# YOUR TASK
Go through the entries below and collect each line with the string "hidden" in it.

# THE INPUT
--------------------
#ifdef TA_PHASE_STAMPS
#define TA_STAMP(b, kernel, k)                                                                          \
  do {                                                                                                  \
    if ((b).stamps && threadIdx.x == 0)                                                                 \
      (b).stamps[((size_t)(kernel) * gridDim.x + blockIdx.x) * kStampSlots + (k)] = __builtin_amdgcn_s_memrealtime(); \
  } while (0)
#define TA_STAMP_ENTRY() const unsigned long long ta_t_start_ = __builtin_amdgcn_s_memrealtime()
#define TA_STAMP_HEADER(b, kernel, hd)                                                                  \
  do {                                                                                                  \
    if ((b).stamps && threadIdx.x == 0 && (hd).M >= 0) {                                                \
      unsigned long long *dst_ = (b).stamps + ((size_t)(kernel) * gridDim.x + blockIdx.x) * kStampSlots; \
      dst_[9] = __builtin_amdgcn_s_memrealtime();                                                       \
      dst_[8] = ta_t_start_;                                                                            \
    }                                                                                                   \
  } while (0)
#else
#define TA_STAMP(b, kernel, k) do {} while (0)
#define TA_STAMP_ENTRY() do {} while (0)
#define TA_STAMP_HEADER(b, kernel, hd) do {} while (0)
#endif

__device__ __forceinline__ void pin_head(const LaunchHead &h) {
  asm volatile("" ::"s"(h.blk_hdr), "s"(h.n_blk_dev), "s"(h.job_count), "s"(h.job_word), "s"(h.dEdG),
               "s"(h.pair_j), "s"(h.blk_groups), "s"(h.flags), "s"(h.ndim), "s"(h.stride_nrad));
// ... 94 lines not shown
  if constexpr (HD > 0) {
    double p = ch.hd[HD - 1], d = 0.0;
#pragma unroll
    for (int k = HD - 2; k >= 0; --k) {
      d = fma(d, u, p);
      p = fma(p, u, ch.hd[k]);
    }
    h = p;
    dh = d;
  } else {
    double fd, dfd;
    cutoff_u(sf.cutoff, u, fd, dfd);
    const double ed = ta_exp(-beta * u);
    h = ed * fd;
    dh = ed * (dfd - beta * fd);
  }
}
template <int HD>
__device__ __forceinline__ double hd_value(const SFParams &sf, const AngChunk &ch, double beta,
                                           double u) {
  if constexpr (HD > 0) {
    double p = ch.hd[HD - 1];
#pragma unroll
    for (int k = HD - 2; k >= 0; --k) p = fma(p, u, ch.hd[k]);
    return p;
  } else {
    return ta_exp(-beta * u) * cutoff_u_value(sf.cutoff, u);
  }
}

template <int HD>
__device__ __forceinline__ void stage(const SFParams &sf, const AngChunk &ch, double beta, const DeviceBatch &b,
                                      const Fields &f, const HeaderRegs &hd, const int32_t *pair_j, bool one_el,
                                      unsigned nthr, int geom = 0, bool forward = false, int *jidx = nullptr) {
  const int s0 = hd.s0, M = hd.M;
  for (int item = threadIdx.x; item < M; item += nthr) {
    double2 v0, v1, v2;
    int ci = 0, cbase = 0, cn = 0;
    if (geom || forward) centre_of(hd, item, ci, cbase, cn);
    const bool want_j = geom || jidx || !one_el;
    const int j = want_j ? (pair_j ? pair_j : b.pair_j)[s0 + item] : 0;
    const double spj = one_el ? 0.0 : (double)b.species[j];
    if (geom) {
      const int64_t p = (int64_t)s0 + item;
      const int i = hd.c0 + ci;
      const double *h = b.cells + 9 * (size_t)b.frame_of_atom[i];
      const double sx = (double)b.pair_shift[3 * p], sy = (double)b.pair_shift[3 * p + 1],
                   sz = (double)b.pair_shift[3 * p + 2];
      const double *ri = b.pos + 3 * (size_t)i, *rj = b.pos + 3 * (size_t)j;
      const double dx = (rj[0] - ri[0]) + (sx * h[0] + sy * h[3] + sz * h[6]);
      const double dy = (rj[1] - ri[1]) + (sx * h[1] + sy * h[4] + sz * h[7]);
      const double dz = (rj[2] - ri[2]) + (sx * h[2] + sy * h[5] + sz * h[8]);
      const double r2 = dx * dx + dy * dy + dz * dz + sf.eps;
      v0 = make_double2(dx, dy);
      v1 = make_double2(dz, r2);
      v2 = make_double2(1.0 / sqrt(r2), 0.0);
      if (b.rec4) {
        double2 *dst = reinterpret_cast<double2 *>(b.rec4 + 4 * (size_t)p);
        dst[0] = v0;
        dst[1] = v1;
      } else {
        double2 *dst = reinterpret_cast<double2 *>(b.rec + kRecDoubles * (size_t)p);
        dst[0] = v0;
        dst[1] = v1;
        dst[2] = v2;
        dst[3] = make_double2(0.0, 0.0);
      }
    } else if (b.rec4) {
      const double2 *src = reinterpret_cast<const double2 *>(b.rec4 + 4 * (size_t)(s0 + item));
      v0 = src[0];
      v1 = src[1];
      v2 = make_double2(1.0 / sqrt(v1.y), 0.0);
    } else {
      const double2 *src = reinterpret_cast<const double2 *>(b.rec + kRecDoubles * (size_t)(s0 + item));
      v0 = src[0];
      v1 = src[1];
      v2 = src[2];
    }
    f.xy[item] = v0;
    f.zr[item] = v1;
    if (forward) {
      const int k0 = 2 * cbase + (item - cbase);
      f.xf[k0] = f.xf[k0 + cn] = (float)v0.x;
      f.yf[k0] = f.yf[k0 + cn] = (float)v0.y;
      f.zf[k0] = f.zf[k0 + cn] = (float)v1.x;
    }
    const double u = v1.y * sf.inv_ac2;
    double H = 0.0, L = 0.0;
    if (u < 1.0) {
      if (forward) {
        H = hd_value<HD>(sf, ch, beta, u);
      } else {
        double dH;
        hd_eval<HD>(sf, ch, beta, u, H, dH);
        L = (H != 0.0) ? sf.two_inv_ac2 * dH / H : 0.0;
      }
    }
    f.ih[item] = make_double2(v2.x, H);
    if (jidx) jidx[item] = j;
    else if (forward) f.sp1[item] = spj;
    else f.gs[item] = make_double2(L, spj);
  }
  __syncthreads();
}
--------------------
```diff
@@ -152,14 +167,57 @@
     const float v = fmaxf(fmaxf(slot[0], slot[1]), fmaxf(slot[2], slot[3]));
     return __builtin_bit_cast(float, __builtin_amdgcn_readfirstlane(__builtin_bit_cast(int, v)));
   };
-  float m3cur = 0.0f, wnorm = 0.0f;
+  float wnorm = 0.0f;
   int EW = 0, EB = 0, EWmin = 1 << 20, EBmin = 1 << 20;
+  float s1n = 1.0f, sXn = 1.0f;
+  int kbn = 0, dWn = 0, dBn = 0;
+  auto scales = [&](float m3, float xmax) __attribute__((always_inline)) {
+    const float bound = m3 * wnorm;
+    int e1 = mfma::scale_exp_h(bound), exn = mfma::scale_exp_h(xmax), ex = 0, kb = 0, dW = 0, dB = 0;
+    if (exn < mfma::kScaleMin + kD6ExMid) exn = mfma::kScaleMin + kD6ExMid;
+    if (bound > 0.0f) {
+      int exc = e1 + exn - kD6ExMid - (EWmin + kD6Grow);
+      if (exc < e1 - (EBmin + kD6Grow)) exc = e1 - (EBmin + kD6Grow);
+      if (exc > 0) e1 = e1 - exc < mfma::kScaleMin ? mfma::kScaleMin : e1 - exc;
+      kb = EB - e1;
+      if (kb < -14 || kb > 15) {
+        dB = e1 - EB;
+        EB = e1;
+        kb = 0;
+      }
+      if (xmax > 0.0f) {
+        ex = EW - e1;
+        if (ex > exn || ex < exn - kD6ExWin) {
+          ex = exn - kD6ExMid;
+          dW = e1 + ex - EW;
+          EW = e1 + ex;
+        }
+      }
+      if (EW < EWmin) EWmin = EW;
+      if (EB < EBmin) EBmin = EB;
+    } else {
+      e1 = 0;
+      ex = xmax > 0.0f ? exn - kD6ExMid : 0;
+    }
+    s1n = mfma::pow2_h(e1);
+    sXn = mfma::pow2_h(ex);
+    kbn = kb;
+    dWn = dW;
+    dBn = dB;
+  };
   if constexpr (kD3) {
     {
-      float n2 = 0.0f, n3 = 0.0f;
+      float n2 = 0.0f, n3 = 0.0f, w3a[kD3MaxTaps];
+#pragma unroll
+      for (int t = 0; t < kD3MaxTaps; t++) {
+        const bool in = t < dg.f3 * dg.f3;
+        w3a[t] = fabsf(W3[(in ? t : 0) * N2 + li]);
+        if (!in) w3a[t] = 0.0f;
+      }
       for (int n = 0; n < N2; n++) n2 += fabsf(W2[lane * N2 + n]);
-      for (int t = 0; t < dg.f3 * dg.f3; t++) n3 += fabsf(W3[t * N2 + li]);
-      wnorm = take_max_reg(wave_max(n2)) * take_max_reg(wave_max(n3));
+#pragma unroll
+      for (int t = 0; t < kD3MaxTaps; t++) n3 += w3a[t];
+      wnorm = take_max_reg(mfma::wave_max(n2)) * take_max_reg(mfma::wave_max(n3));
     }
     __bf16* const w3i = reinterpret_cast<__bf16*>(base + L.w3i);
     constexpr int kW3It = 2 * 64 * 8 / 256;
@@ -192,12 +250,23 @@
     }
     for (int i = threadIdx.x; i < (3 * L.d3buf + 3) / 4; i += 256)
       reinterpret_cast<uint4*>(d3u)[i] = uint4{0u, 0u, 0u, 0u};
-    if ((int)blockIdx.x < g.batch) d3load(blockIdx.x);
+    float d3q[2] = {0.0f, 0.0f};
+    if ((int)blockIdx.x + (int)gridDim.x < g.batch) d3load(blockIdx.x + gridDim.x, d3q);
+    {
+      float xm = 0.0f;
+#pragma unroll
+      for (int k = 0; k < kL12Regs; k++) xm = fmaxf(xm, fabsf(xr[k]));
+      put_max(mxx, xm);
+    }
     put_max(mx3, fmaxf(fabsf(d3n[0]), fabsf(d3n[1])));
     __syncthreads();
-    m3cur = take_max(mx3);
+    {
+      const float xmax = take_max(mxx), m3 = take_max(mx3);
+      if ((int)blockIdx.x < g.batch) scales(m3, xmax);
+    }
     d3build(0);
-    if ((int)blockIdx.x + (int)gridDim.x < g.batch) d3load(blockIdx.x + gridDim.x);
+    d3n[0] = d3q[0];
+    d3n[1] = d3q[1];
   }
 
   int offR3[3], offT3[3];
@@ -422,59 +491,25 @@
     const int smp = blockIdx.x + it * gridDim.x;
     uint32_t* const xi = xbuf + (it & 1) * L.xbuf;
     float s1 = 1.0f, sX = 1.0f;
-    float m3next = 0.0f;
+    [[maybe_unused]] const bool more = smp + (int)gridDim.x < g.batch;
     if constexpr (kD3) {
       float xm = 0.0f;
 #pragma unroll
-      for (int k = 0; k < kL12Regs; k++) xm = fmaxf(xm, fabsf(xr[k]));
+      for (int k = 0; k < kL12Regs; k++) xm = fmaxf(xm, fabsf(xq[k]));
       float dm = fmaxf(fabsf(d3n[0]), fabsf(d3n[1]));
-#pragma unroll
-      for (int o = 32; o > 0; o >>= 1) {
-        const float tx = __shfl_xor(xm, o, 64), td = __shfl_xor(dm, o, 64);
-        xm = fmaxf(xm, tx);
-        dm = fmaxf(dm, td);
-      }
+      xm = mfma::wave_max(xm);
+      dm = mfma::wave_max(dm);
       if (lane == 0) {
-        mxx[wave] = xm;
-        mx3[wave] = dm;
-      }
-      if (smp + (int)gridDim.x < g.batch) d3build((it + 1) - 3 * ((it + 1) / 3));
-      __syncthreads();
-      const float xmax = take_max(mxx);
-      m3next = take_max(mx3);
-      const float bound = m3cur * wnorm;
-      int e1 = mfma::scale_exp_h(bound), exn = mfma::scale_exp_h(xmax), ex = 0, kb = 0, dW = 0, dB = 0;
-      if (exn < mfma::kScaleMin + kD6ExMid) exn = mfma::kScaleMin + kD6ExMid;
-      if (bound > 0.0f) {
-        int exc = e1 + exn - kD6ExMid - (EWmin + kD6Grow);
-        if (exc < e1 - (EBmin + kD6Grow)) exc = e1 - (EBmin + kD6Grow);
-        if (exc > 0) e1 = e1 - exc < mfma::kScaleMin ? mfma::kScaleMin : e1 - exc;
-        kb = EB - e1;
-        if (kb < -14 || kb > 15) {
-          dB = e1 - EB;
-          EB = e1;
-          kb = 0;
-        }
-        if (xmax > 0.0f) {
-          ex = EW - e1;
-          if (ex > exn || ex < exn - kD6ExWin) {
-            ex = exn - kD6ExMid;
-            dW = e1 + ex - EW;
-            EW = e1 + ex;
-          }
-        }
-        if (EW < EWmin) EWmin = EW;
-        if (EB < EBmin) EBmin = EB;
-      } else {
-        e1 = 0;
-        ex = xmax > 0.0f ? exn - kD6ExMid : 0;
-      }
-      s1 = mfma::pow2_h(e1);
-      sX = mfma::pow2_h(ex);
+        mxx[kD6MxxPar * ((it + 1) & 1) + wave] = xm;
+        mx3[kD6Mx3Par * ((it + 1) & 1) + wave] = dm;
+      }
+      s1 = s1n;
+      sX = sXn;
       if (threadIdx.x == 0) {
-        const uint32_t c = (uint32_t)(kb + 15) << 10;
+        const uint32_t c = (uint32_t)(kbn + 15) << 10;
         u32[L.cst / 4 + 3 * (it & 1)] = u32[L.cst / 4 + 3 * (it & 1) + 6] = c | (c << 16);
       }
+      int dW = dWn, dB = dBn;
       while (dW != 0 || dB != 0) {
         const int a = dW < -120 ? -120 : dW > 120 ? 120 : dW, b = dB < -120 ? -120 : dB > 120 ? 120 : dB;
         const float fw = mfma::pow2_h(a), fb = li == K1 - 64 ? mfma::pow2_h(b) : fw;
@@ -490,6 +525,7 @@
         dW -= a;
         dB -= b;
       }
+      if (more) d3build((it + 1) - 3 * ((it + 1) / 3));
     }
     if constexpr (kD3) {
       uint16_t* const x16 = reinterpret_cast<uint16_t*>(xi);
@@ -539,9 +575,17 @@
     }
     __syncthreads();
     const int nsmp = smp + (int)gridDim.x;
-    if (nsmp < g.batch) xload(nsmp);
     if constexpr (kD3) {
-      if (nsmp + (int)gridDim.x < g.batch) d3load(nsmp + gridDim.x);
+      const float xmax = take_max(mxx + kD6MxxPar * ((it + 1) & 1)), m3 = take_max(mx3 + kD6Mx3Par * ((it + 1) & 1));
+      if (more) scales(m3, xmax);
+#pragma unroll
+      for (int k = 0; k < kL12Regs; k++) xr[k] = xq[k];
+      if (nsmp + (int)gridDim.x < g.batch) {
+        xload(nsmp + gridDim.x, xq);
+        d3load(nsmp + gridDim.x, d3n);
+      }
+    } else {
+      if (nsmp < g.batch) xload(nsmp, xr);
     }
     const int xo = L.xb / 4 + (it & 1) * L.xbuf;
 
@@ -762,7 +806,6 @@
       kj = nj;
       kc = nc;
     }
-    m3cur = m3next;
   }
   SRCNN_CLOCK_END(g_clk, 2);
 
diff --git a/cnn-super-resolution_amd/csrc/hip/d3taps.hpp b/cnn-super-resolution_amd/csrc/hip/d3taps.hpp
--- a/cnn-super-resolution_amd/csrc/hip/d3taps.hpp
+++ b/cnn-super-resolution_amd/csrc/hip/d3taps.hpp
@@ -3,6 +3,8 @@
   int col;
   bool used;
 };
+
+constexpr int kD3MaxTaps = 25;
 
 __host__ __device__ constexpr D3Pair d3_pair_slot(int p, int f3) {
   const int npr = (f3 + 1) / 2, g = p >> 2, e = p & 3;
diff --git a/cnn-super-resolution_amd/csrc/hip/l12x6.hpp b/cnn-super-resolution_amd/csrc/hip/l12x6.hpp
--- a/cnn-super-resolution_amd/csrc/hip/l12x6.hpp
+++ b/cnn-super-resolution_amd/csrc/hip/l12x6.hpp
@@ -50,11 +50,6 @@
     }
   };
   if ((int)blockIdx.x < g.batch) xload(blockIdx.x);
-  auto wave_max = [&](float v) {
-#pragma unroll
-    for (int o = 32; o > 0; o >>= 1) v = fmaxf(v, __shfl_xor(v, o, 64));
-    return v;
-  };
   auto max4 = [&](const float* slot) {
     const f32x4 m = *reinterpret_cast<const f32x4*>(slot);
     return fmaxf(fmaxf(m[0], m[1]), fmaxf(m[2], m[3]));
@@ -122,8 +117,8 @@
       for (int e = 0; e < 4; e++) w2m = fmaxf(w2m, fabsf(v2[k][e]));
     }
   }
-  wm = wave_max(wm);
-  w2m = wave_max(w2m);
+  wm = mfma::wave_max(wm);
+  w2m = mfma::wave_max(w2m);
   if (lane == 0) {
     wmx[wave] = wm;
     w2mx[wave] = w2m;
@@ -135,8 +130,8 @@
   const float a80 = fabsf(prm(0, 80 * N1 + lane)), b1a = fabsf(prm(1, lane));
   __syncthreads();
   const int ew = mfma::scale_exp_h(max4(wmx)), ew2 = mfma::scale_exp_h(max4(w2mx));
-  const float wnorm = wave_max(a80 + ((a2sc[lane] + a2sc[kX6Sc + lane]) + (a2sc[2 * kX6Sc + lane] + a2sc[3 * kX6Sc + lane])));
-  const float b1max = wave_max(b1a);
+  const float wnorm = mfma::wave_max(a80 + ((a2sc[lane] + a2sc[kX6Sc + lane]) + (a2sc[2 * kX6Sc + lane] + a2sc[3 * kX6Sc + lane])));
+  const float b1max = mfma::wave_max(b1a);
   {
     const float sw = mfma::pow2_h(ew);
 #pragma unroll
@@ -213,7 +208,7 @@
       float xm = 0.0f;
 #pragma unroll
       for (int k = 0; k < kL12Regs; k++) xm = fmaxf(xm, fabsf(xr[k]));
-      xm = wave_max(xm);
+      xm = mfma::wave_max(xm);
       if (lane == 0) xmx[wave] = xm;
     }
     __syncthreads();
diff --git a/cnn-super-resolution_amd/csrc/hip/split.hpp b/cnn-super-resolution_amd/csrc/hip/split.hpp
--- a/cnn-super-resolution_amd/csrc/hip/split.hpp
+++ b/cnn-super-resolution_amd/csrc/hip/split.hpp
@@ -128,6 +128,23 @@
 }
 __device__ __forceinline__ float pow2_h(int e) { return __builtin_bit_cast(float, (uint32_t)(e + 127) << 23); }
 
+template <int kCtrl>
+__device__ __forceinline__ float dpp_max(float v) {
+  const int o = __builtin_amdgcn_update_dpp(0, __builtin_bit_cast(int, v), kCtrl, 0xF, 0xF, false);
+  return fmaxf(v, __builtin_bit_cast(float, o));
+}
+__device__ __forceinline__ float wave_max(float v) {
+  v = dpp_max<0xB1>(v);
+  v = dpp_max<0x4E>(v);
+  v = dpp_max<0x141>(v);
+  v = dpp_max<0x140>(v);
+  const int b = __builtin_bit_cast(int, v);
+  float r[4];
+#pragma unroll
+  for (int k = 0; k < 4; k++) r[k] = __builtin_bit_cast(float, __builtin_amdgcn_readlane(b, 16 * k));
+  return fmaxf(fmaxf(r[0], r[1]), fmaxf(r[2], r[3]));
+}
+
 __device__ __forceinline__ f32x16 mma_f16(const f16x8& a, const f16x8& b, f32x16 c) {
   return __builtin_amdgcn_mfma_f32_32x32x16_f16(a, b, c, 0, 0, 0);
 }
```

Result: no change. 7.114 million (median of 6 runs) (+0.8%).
--------------------
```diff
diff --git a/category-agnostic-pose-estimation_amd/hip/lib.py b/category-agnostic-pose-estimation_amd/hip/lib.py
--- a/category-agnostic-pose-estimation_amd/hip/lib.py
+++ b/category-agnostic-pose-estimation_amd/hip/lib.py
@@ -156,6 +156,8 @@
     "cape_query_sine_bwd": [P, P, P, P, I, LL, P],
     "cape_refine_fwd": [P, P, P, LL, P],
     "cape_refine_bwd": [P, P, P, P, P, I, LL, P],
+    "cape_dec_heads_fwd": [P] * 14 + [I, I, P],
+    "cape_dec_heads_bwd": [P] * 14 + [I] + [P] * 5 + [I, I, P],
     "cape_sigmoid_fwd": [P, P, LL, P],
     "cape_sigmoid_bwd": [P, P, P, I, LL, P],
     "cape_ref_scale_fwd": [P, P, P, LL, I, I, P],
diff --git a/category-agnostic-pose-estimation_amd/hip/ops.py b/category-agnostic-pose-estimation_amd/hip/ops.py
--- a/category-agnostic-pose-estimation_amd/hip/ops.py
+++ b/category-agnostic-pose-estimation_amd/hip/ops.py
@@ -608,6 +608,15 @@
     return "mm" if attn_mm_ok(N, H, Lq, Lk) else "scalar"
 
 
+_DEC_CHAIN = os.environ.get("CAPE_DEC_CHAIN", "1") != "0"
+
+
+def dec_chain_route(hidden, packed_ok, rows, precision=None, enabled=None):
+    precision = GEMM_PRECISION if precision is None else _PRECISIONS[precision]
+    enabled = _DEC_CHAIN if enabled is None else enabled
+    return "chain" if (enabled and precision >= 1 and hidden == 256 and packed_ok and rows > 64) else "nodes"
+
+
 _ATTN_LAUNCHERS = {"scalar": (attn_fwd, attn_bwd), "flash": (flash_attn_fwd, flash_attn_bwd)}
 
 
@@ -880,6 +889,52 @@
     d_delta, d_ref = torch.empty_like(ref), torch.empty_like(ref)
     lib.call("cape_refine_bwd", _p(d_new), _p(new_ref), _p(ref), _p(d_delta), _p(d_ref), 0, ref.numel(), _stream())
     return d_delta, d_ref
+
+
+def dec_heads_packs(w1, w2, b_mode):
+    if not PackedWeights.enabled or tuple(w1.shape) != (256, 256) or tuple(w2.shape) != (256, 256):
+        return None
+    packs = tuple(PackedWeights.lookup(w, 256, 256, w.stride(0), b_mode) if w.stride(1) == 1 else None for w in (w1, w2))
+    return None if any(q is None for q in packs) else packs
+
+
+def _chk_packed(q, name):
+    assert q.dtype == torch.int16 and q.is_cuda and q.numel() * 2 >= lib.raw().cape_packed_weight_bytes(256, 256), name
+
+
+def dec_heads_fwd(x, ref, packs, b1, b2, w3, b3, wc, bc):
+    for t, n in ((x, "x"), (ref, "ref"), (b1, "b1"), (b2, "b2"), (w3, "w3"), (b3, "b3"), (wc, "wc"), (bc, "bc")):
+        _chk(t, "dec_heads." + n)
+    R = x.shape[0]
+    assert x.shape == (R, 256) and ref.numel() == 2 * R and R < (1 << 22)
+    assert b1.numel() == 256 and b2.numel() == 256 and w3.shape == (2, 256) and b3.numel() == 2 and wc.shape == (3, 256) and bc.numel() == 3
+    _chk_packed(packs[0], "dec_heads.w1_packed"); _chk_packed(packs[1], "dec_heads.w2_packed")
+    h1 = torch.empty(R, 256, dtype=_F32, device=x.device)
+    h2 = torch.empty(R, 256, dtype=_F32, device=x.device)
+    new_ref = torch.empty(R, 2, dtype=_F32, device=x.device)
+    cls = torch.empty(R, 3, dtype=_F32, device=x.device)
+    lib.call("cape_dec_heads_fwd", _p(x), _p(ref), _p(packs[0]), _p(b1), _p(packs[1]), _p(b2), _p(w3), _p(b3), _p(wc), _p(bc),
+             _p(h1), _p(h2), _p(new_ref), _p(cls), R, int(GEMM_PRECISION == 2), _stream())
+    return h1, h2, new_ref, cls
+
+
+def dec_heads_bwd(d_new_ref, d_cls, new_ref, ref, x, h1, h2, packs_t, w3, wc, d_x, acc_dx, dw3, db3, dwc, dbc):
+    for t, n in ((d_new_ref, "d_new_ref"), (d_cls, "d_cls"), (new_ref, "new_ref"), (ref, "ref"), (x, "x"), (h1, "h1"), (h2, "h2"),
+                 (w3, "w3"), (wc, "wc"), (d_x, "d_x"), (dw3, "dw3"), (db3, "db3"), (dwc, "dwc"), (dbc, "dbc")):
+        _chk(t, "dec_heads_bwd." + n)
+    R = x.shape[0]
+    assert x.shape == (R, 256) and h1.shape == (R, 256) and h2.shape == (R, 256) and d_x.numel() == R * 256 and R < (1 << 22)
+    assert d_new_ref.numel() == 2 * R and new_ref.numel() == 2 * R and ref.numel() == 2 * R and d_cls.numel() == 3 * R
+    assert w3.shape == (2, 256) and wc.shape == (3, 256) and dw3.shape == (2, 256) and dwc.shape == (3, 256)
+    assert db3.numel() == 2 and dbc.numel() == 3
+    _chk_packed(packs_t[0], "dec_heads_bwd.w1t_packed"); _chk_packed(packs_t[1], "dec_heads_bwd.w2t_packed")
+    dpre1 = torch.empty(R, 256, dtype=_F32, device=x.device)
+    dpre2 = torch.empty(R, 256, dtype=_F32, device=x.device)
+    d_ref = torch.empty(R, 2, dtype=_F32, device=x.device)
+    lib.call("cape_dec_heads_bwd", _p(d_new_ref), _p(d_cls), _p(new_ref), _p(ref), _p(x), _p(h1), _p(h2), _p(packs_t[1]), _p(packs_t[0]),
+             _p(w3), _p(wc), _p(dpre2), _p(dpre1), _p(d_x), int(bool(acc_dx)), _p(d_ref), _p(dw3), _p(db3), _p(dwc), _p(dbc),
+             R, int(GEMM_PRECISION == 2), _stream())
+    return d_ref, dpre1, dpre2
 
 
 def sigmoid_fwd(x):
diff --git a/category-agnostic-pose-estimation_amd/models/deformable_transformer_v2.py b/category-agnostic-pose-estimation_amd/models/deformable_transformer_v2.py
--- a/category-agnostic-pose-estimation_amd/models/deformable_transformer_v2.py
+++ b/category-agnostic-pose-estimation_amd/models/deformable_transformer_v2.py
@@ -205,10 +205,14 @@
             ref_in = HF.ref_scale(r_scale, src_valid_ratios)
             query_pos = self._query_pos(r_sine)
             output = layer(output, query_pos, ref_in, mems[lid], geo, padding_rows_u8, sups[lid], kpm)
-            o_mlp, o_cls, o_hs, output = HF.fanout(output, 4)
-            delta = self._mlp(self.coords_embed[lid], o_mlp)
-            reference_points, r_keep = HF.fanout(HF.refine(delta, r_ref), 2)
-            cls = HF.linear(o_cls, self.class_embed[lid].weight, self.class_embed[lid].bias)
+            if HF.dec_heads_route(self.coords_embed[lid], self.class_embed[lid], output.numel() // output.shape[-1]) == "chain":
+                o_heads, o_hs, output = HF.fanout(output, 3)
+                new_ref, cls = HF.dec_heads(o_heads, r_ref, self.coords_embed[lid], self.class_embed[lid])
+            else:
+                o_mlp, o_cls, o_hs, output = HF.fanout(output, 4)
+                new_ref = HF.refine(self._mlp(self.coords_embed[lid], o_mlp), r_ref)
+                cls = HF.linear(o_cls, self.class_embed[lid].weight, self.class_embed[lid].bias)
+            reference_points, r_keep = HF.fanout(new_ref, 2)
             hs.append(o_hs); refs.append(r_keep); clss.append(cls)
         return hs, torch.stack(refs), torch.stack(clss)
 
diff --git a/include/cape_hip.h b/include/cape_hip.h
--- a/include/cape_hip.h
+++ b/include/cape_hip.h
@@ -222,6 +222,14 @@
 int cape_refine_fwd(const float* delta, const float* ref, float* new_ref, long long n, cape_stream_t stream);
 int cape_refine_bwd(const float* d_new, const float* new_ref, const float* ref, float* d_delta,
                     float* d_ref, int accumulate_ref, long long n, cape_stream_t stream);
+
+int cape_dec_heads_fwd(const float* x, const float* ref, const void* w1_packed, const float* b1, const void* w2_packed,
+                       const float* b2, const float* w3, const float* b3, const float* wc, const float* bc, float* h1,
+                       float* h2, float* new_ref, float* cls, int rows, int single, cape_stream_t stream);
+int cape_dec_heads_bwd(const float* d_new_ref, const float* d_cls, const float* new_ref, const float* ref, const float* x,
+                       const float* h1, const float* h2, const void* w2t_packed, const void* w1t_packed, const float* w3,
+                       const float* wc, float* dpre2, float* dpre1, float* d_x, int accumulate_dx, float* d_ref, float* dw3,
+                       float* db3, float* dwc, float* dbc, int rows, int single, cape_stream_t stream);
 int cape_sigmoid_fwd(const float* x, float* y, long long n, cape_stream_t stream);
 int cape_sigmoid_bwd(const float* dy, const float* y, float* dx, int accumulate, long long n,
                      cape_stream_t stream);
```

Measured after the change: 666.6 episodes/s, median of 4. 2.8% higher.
--------------------
# EXERCISE SOLUTION
+def dec_chain_route(hidden, packed_ok, rows, precision=None, enabled=None):
+    return "chain" if (enabled and precision >= 1 and hidden == 256 and packed_ok and rows > 64) else "nodes"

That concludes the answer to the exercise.